"""

struct surtr_ctx
{
    int device = 0;
    bool frags_of_pieces = false;
    uint32_t hw_wg = 512, hw_wg_faces = 1024, hw_wg_prep = 1792, hw_wg_big = 48, budget_vmax = 0xFFFFFFFFu, budget_hmax = 0xFFFFFFFFu;
    uint32_t max_wg = 512, max_wg_faces = 1024, max_wg_small = 2048, max_wg_prep = 1792, max_wg_half = 1024;
    DevBuf<uint32_t> d_hlist;
    uint32_t vmin = 0;
    ScratchPool pool_half{}; uint32_t n_wg_half = 0; DevBuf<char> pool_half_buf;
    bool half_on = false;
    PrepPool prep{nullptr, 0, 0}; uint32_t n_wg_prep = 0; DevBuf<char> prep_buf;
    ImgArena img{nullptr, 0}; DevBuf<char> img_buf;
    DevBuf<uint32_t> d_order;
    DevBuf<uint32_t> d_forder;
    bool wave_big = false;
    uint32_t n_wg_big = 48;
    hipStream_t stream2 = nullptr;
    hipStream_t stream3 = nullptr;
    hipEvent_t ev_prep = nullptr, ev_big = nullptr, ev_half = nullptr, ev_cvx = nullptr;
    uint32_t events_in_flight = 1;
    hipStream_t stream = nullptr;
    std::string err;
    uint32_t n_pieces = 0, vmax = 0, hmax = 0, cvmax = 0, chmax = 0;
    CellBuffers cells;
    PieceSet mset, cset;
    DevBuf<uint32_t> d_upload_err;
    DevBuf<float> d_group_xf;
    DevBuf<float> d_world;
    DevBuf<char> sort_tmp;
    DevBuf<uint32_t> d_from;
    DevBuf<uint32_t> d_qstatus; uint32_t qstatus_n = 0;
    float upload_ms = 0.f; uint32_t upload_allocs = 0;
    std::vector<uint32_t> scene_off;
    std::vector<uint32_t> h_vo[2], h_ho[2];
    int scene_event_compound = -1;
    std::vector<float> scene_pose;
    bool scene_dev_stale = true;
    std::vector<double> h_pose_stage; std::vector<uint32_t> h_comp_stage;
    DevBuf<double> d_pose;
    DevBuf<uint32_t> d_piece_comp;
    struct { DevBuf<float> pos; DevBuf<uint32_t> loff; DevBuf<int32_t> nbr; DevBuf<uint32_t> vo; } spare[2];
    DevBuf<int32_t> d_commit_src; DevBuf<uint32_t> d_commit_tab;
    float commit_ms[2] = {0.f, 0.f};
    uint32_t regroup_rounds = 0;
    uint64_t tot_mv = 0, tot_mh = 0;
    uint32_t n_cells = 0, n_faces = 0;
    DevBuf<uint32_t> d_pair_order; uint32_t pair_order_begin = 0, pair_order_count = 0;
    bool pair_order_is_list = false;
    DevBuf<float> d_v012; DevBuf<float4> d_planes; DevBuf<uint32_t> d_plane_off;
    std::vector<uint32_t> h_plane_off;
    bool planes_ready = false;
    uint32_t user_cv = 0, user_ch = 0;
    uint64_t user_av = 0, user_ah = 0, user_ai = 0;
    ScratchPool pool{}; uint32_t n_wg = 0; DevBuf<char> pool_buf;
    ScratchPool pool_small{}; uint32_t n_wg_small = 0; DevBuf<char> pool_small_buf;
    FaceScratch fs{}; DevBuf<int32_t> fs_buf; DevBuf<uint2> d_blk; uint32_t blk_per_wg = 0, n_wg_faces_alloc = 0;
    FaceScratch fs_big{}; DevBuf<int32_t> fs_big_buf; DevBuf<uint2> d_blk_big; uint32_t blk_per_wg_big = 0, n_wg_faces_big = 0;
    DevBuf<uint32_t> d_face_list;
    Arena arena{};
    struct { DevBuf<float> pos; DevBuf<uint32_t> loff, llen, idx, cursors; DevBuf<int32_t> nbr; DevBuf<uint2> isl; } arena_buf;
    DevBuf<PairRec> d_pairs;
    DevBuf<FragRec> d_frags; uint32_t cap_frags = 0;
    DevBuf<uint32_t> d_frag_status;
    DevBuf<uint2> d_scanblk;
    DevBuf<surtr_counts> d_counts;
    DevBuf<uint32_t> d_face_group;
    DevBuf<uint8_t> d_outside;
    std::vector<uint8_t> last_outside;
    DevBuf<uint2> d_pair_list;
    uint32_t refit_limit = 4;
    DevBuf<uint32_t> d_hull_ws;
    float color[3] = {0.25f, 0.25f, 0.25f};
    surtr_counts last{}; bool last_current = false;
    bool have_event = false; uint32_t last_flags = 0;
    DevBuf<char> d_blob;
    bool profiling = false;
    hipEvent_t hev[16][2] = {}; uint32_t hcount = 0; int hslot[16] = {};
    hipEvent_t ev[32] = {};
    bool ev_valid[16] = {};
};

#define PROF_BEGIN_ON(i, strm) do { if (ctx->profiling) { (void)hipEventRecord(ctx->ev[2 * (i)], strm); } } while (0)
#define PROF_END_ON(i, strm) do { if (ctx->profiling) { (void)hipEventRecord(ctx->ev[2 * (i) + 1], strm); ctx->ev_valid[i] = true; } } while (0)
#define PROF_HIST_BEGIN(i, strm) do { if (ctx->profiling && ctx->hev[0][0]) { (void)hipEventRecord(ctx->hev[ctx->hcount % 16u][0], strm); } } while (0)
#define PROF_HIST_END(i, strm) do { if (ctx->profiling && ctx->hev[0][0]) { (void)hipEventRecord(ctx->hev[ctx->hcount % 16u][1], strm); ctx->hslot[ctx->hcount % 16u] = (i); ++ctx->hcount; } } while (0)
#define PROF_BEGIN(i) PROF_BEGIN_ON(i, st)
#define PROF_END(i) PROF_END_ON(i, st)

"""

• TASK ITEM: Please return all lines above in which the string "while" is found.

• WRITTEN SOLUTION:
#define PROF_BEGIN_ON(i, strm) do { if (ctx->profiling) { (void)hipEventRecord(ctx->ev[2 * (i)], strm); } } while (0)
#define PROF_END_ON(i, strm) do { if (ctx->profiling) { (void)hipEventRecord(ctx->ev[2 * (i) + 1], strm); ctx->ev_valid[i] = true; } } while (0)
#define PROF_HIST_BEGIN(i, strm) do { if (ctx->profiling && ctx->hev[0][0]) { (void)hipEventRecord(ctx->hev[ctx->hcount % 16u][0], strm); } } while (0)
#define PROF_HIST_END(i, strm) do { if (ctx->profiling && ctx->hev[0][0]) { (void)hipEventRecord(ctx->hev[ctx->hcount % 16u][1], strm); ctx->hslot[ctx->hcount % 16u] = (i); ++ctx->hcount; } } while (0)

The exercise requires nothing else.